Input data →
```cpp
template <int MODE, bool LEAN = false>
__device__ __forceinline__ void head_workgroup(const BwdArgs& a, const HeadLds& l, float* db1p) {
  const int lane = threadIdx.x & 63, wave = threadIdx.x >> 6, tid = threadIdx.x;
  const int fr = lane & 15, fq = lane >> 4, C = a.C;
  const float4 b1v = a.b1 ? *reinterpret_cast<const float4*>(a.b1 + (tid & 15) * 4) : float4{0.f, 0.f, 0.f, 0.f};

  float hwv[4] = {0.f, 0.f, 0.f, 0.f}, hmv[4] = {0.f, 0.f, 0.f, 0.f}, hvv[4] = {0.f, 0.f, 0.f, 0.f};
  long long t_it = 0;
  FlatPrefetch<1> cp;
  int cpend = 0;
  if (MODE != 0) {
    t_it = *a.iterations;
    const int tl = LEAN ? opaque_tid() : (int)threadIdx.x;
#pragma unroll
    for (int i = 0; i < 4; ++i) {
      const long long e = head_var(a, tl, i);
      if (e < 0) continue;
      hwv[i] = a.hw[e];
      if (MODE == 2 && opt_has_m(a.h.kind)) hmv[i] = a.hm[e];
      if (MODE == 2 && opt_has_v(a.h.kind)) hvv[i] = a.hv[e];
    }
    if (a.commit.nr > 0) {
      cpend = *a.commit.pend;
      cp.load(a.commit, tid, 1024);
    }
  }

  f32x4 gw = {0.f, 0.f, 0.f, 0.f};
  float db1acc = 0.f, db2acc = 0.f, la = 0.f, ca = 0.f, na = 0.f;
  for (int b0 = 0; b0 < a.B; b0 += 64) {
    const int nb = min(64, a.B - b0);
    const int tid = LEAN ? opaque_tid() : (int)threadIdx.x;
    const int lane = tid & 63, wave = tid >> 6, fr = lane & 15, fq = lane >> 4;
    const int hr = tid >> 4, hc4 = (tid & 15) * 4;
    float4 hv = {0.f, 0.f, 0.f, 0.f};
    if (hr < nb) hv = LEAN ? load_hpre_sw(a, b0 + hr, hc4) : load_hpre(a, b0 + hr, hc4);
    const int lab = (tid < nb) ? a.labels[b0 + tid] : 0;
    head_stage(a, hv, b1v, hr, hc4, nb, l.hs);
    if (tid < 64) l.labs[tid] = lab;
    lds_barrier();
    head_logits_ce(a, nb, l, lane, wave, la, ca, na);
    const f32x4 gh = head_dh(a, nb, l, lane, wave);
    db1acc += (gh[0] + gh[1]) + (gh[2] + gh[3]);
    if (wave < 4) {
#pragma unroll
      for (int k = 0; k < 64; k += 4) gw = mfma_f32x4(l.hs[(k + fq) * HS + wave * 16 + fr], l.dls[(k + fq) * DLS + fr], gw);
    } else if (wave == 4) {
#pragma unroll 4
      for (int r = fq * 16; r < fq * 16 + 16; ++r) db2acc += l.dls[r * DLS + fr];
    }
    lds_barrier();
  }
  db1acc += __shfl_xor(db1acc, 16, 64);
  db1acc += __shfl_xor(db1acc, 32, 64);
  if (fq == 0) db1p[(wave >> 2) * 64 + (wave & 3) * 16 + fr] = db1acc;
  db2acc += __shfl_xor(db2acc, 16, 64);
  db2acc += __shfl_xor(db2acc, 32, 64);
  if (wave < 4) {
    la = rows4_sum(la);
    ca = rows4_sum(ca);
    na = rows4_sum(na);
    if (a.metrics && lane == 0 && na > 0.f) {
      atomicAdd(a.metrics + 0, la);
      atomicAdd(a.metrics + 1, ca);
      atomicAdd(a.metrics + 2, na);
    }
  }
  lds_barrier();
  float gv[4] = {0.f, 0.f, 0.f, 0.f};
  float* gdst[4] = {nullptr, nullptr, nullptr, nullptr};
  if (wave < 4 && fr < C) {
#pragma unroll
    for (int i = 0; i < 4; ++i) {
      gv[i] = gw[i];
      gdst[i] = a.dW2 ? a.dW2 + (size_t)(wave * 16 + fq * 4 + i) * C + fr : nullptr;
    }
  } else if (wave == 4 && fq == 0 && fr < C) {
    gv[0] = db2acc;
    gdst[0] = a.db2 ? a.db2 + fr : nullptr;
  } else if (wave == 5 && a.b1) {
    gv[0] = (db1p[lane] + db1p[64 + lane]) + (db1p[128 + lane] + db1p[192 + lane]);
    gdst[0] = a.db1 ? a.db1 + lane : nullptr;
  }
  if (MODE == 0) {
#pragma unroll
    for (int i = 0; i < 4; ++i)
      if (gdst[i]) *gdst[i] += gv[i];
    stamp(a.stamps, 7);
    return;
  }
  const float lr_t = opt_lr_t(a.h, t_it);
  const int tl = LEAN ? opaque_tid() : (int)threadIdx.x;
#pragma unroll
  for (int i = 0; i < 4; ++i) {
    const long long e = head_var(a, tl, i);
    if (e < 0) continue;
    float m = hmv[i], v = hvv[i];
    a.hw[e] = opt_step(a.h, lr_t, hwv[i], gv[i], m, v);
    if (MODE == 2 && opt_has_m(a.h.kind)) a.hm[e] = m;
    if (MODE == 2 && opt_has_v(a.h.kind)) a.hv[e] = v;
  }
  if (cpend) cp.apply(a.commit, t_it - 1);
  if (tid == 0) {
    if (cpend) *a.commit.pend = 0;
    if (cpend && a.commit.count) atomicAdd(a.commit.count, 1ull);
    if (a.pend_set) *a.pend_set = 1;
    if (a.iter_prev) *a.iter_prev = t_it;
  }
  stamp(a.stamps, 7);
}

__device__ __forceinline__ void conv_grad_reduce(const BwdArgs& a, const f32x4 accr[2], float* red, int lane, int wave) {
  const int fr = lane & 15, fq = lane >> 4, tid = threadIdx.x;
#pragma unroll
  for (int ct = 0; ct < 2; ++ct)
#pragma unroll
    for (int r = 0; r < 4; ++r) red[((size_t)wave * 16 + fq * 4 + r) * CC + ct * 16 + fr] = accr[ct][r];
  lds_barrier();
  if (tid < 10 * CC) {
    const int tap = tid / CC, c = tid - tap * CC;
    float s = 0.f;
#pragma unroll
    for (int w = 0; w < NW; ++w) s += red[((size_t)w * 16 + tap) * CC + c];
    if (a.cpart) a.cpart[(size_t)blockIdx.x * 10 * CC + tid] = s;
    else {
      const long long ro = a.crep > 1 ? (long long)(blockIdx.x % a.crep) * a.crep_stride : 0;
      if (tap < 9) {
        if (a.dwc) atomicAdd(a.dwc + ro + tap * CC + c, s);
      } else if (a.dbc) {
        atomicAdd(a.dbc + ro + c, s);
      }
    }
  }
}

}
}


struct TdeStepOpt {
  tde::OptHyper h;
  float *w, *g, *m, *v;
  const long long* iterations;
  int* pend;
  int grep; long long grep_stride;
  unsigned long long* fly_count;
  const float *hsrc_w2, *hsrc_b2, *hsrc_b1;
  float* hsnap;
  int hC;
};

struct TdeBwdOpt {
  tde::OptHyper h;
  float *w, *m, *v;
  long long off_w1, off_w2, off_b2, off_b1;
  void* W1c; int ldw1c;
  const long long* iterations;
  long long* iter_prev;
  tde::FlatApply commit;
  int* pend_set;
  int crep; long long crep_stride;
};

namespace tde {
namespace cnet {

inline bool opt_ok(const TdeStepOpt* o) {
  return opt_kind_fused(o->h.kind) && o->w && o->g && o->iterations && opt_slots_ok(o->h.kind, o->m, o->v) &&
         (!o->hsnap || (o->hsrc_w2 && o->hsrc_b2 && o->hC >= 1 && o->hC <= 16 && !((uintptr_t)o->hsnap & 15)));
}

inline void fill_fwd_opt(FwdArgs& a, const TdeStepOpt* opt, long long off_wc, long long off_bc, long long* inc_iter,
                         int hrep, long long hrep_stride) {
  a.inc_iter = (unsigned long long*)inc_iter;
  a.hrep = hrep > 0 ? hrep : 1;
  a.hrep_stride = hrep_stride;
  if (opt) {
    a.pend = opt->pend;
    a.gwc = opt->g + off_wc;
    a.gbc = opt->g + off_bc;
    a.mwc = opt->m ? opt->m + off_wc : nullptr;
    a.mbc = opt->m ? opt->m + off_bc : nullptr;
    a.vwc = opt->v ? opt->v + off_wc : nullptr;
    a.vbc = opt->v ? opt->v + off_bc : nullptr;
    a.iterations = opt->iterations;
    a.h = opt->h;
    a.grep = opt->grep > 1 ? opt->grep : 1;
    a.grep_stride = opt->grep_stride;
    a.fly_count = opt->fly_count;
    a.hsrc_w2 = opt->hsrc_w2;
    a.hsrc_b2 = opt->hsrc_b2;
    a.hsrc_b1 = opt->hsrc_b1;
    a.hsnap = opt->hsnap;
    a.hC = opt->hC;
  } else {
    a.grep = 1;
    a.grep_stride = 0;
  }
}

inline int fill_bwd(BwdArgs& a, const float* x, const void* amax, int lda, const float* hpre, float* hzero, int hrep,
                    long long hrep_stride, const float* b1, const float* W2, const float* b2, int C, int pre_relu,
                    const int* labels, float scale, float* metrics, const void* W1, int ldw1, const void* Pt, int ldPt,
                    float* dW1, float* dwc, float* dbc, float* dW2, float* db2, float* db1, int B, int H, int W,
                    long long* stamps, const TdeBwdOpt* opt) {
  if ((ldw1 & 7) || (ldPt & 7) || ldPt < B || lda < B || C < 1 || C > 16 || !hpre || !hzero || !labels) return -1;
  if ((((uintptr_t)hpre | (uintptr_t)hzero | (uintptr_t)b1) & 15)) return -2;
  if (opt && (!opt_kind_fused(opt->h.kind) || (opt->commit.nr > 0 && !opt_kind_fused(opt->commit.h.kind)) || !opt->w || !opt->iterations ||
              !opt_slots_ok(opt->h.kind, opt->m, opt->v) ||
              ldw1 != HD || (opt->W1c && (opt->ldw1c & 3)) || (opt->off_w1 & 3) || opt->commit.nr > kFlatRanges ||
              (opt->commit.nr > 0 && !opt->commit.pend) || (b1 != nullptr) != (opt->off_b1 >= 0)))
    return -4;
  if (opt && opt->commit.nr > 0) {
    int total = 0;
    for (int i = 0; i < opt->commit.nr; ++i) total += opt->commit.n[i];
    if (total > 1024) return -5;
  }
  if (hrep < 1 || hrep > 1024 || (hrep > 1 && (hrep_stride < (long long)B * HD || (hrep_stride & 3)))) return -6;
  a = BwdArgs{};
  a.x = x;
  a.amax = (const uint64_t*)amax;
// ... 55 lines not shown
```

### csrc/kernels/convnet_f32.hip

```cpp
#include "tde_convnet.h"

namespace tde {
using namespace cnet;

constexpr int FG = 4;
constexpr int FB = 16;
constexpr int AS32 = 168;
constexpr int GS32 = 72;
constexpr int DPS32 = 40;
static_assert(FG == 4 && FB == 16, "the forward's lane maps are written for 4 positions x 16 images");

__host__ __device__ constexpr int fwd32_istride(int W) { return XR * W + ((4 - (XR * W) % 64) + 64) % 64; }
constexpr int kXr32Bytes = FB * (XR * XW + 64) * 4;
constexpr int kFwd32Lds = FB * AS32 * 4 + kXr32Bytes + kConvW * 4;

__device__ __forceinline__ int k8_col(int fq, int i) { return fq * 8 + 4 * ((i + fq) & 1); }
__device__ __forceinline__ int k16_col(int fq, int i) { return fq * 16 + 4 * ((i + fq) & 3); }

struct Fwd32X {
  static constexpr int kU = 3;
  static_assert(FB * XR * XW / 4 <= kU * 256, "one pass of the workgroup stages the rows");
  float4 v[kU];
  __device__ __forceinline__ void issue(const FwdArgs& a, int b0, int py0, int nrows) {
    const int W = a.W, H = a.H;
    const int n4 = nrows * W / 4;
#pragma unroll
    for (int u = 0; u < kU; ++u) {
      const int i = threadIdx.x + u * 256, bl = i / n4, q = i - bl * n4;
      v[u] = float4{0.f, 0.f, 0.f, 0.f};
      if (i < FB * n4 && b0 + bl < a.B)
        v[u] = *reinterpret_cast<const float4*>(a.x + (size_t)(b0 + bl) * H * W + (size_t)(2 * py0) * W + q * 4);
    }
  }
  __device__ __forceinline__ void store(const FwdArgs& a, float* xr, int nrows) const {
    const int W = a.W;
    const int istride = fwd32_istride(W);
    const int n4 = nrows * W / 4;
#pragma unroll
    for (int u = 0; u < kU; ++u) {
      const int i = threadIdx.x + u * 256, bl = i / n4, q = i - bl * n4;
      if (i < FB * n4) *reinterpret_cast<float4*>(xr + bl * istride + q * 4) = v[u];
    }
  }
};

__global__ __launch_bounds__(256) void convnet32_fwd_kernel(FwdArgs a) {
  constexpr int NT = 256;
  extern __shared__ __attribute__((aligned(16))) unsigned char fsm[];
  float* As = reinterpret_cast<float*>(fsm);
  float* xr = reinterpret_cast<float*>(fsm + FB * AS32 * 4);
  float* wcs = reinterpret_cast<float*>(fsm + FB * AS32 * 4 + kXr32Bytes);
  int pendv;
  long long iterv;
  conv_flags_issue(a, pendv, iterv);
  stamp(a.stamps, 0);
  if (a.inc_iter && blockIdx.x == 0 && blockIdx.y == 0 && threadIdx.x == 0) atomicAdd(a.inc_iter, 1ull);
  const int lane = threadIdx.x & 63, wave = __builtin_amdgcn_readfirstlane(threadIdx.x >> 6);
  const int fr = lane & 15, fq = lane >> 4;
  const int W = a.W, H = a.H;
  const int Wp = (W - 2) / 2, Hp = (H - 2) / 2, P = Hp * Wp;
  const int p0 = blockIdx.x * FG;
  const int b0 = blockIdx.y * FB;
  const int py0 = p0 / Wp;
  const int nrows = min(XR, H - 2 * py0);
  const float* W1 = reinterpret_cast<const float*>(a.W1);
  float* Pt = reinterpret_cast<float*>(a.Pt);

  static_assert(kConvW > NT && kConvW <= NT + 64, "wave 0 holds the conv operands past the first NT");
  Fwd32X xst;
  xst.issue(a, b0, py0, nrows);
  ConvOperand cv0, cv1;
  cv0.issue(a, threadIdx.x);
  if (wave == 0) cv1.issue(a, NT + min((int)threadIdx.x, kConvW - NT - 1));
  SnapHead<NT> snap;
  const bool snap_wg = SnapHead<NT>::mine(a);
  if (snap_wg) snap.issue(a);
  const int nt = wave;
  float wfr[FG][8];
#pragma unroll
  for (int ks = 0; ks < FG; ++ks) {
    const int kp = min(p0 + ks, P - 1);
#pragma unroll
    for (int i = 0; i < 2; ++i)
#pragma unroll
      for (int j = 0; j < 4; ++j) wfr[ks][4 * i + j] = W1[(size_t)(kp * CC + k8_col(fq, i) + j) * a.ldw1 + nt * 16 + fr];
  }
  xst.store(a, xr, nrows);
  wcs[threadIdx.x] = cv0.finish(a, pendv, iterv);
  if (wave == 0 && threadIdx.x < kConvW - NT) wcs[NT + threadIdx.x] = cv1.finish(a, pendv, iterv);
  if (snap_wg) snap.store(a);
  if (a.fly_count && pendv && blockIdx.x == 0 && blockIdx.y == 0 && threadIdx.x == 0) atomicAdd(a.fly_count, 1ull);
  stamp(a.stamps, 1);
  lds_barrier();

  const int cg = wave, c0 = cg * 8;
  ConvW8 cw;
  cw.load(wcs, c0);
  const int p = p0 + fq, b = b0 + fr;
  const bool pok = p < P, bok = b < a.B;
  float out[8];
  if (bok && pok) {
    const int py = p / Wp, px = p - py * Wp;
    uint64_t packed;
    conv_pool8(xr + fr * fwd32_istride(W) + (2 * (py - py0)) * W + 2 * px, W, cw, out, packed);
    if (a.amax) a.amax[((size_t)p * (CC / 8) + cg) * a.lda + b] = packed;
  } else {
#pragma unroll
    for (int cc = 0; cc < 8; ++cc) out[cc] = 0.f;
  }
  if (pok && Pt && (bok || b < a.ldPt)) {
#pragma unroll
    for (int cc = 0; cc < 8; ++cc) Pt[(size_t)(p * CC + c0 + cc) * a.ldPt + b] = out[cc];
  }
  {
    float* dst = As + fr * AS32 + fq * CC + c0;
    *reinterpret_cast<float4*>(dst) = float4{out[0], out[1], out[2], out[3]};
    *reinterpret_cast<float4*>(dst + 4) = float4{out[4], out[5], out[6], out[7]};
  }
  stamp(a.stamps, 2);
  lds_barrier();
  stamp(a.stamps, 3);
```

Your assignment → Copy each line of the records that has "bool" in it.

Solution to this task →
template <int MODE, bool LEAN = false>
inline bool opt_ok(const TdeStepOpt* o) {
  const bool snap_wg = SnapHead<NT>::mine(a);
  const bool pok = p < P, bok = b < a.B;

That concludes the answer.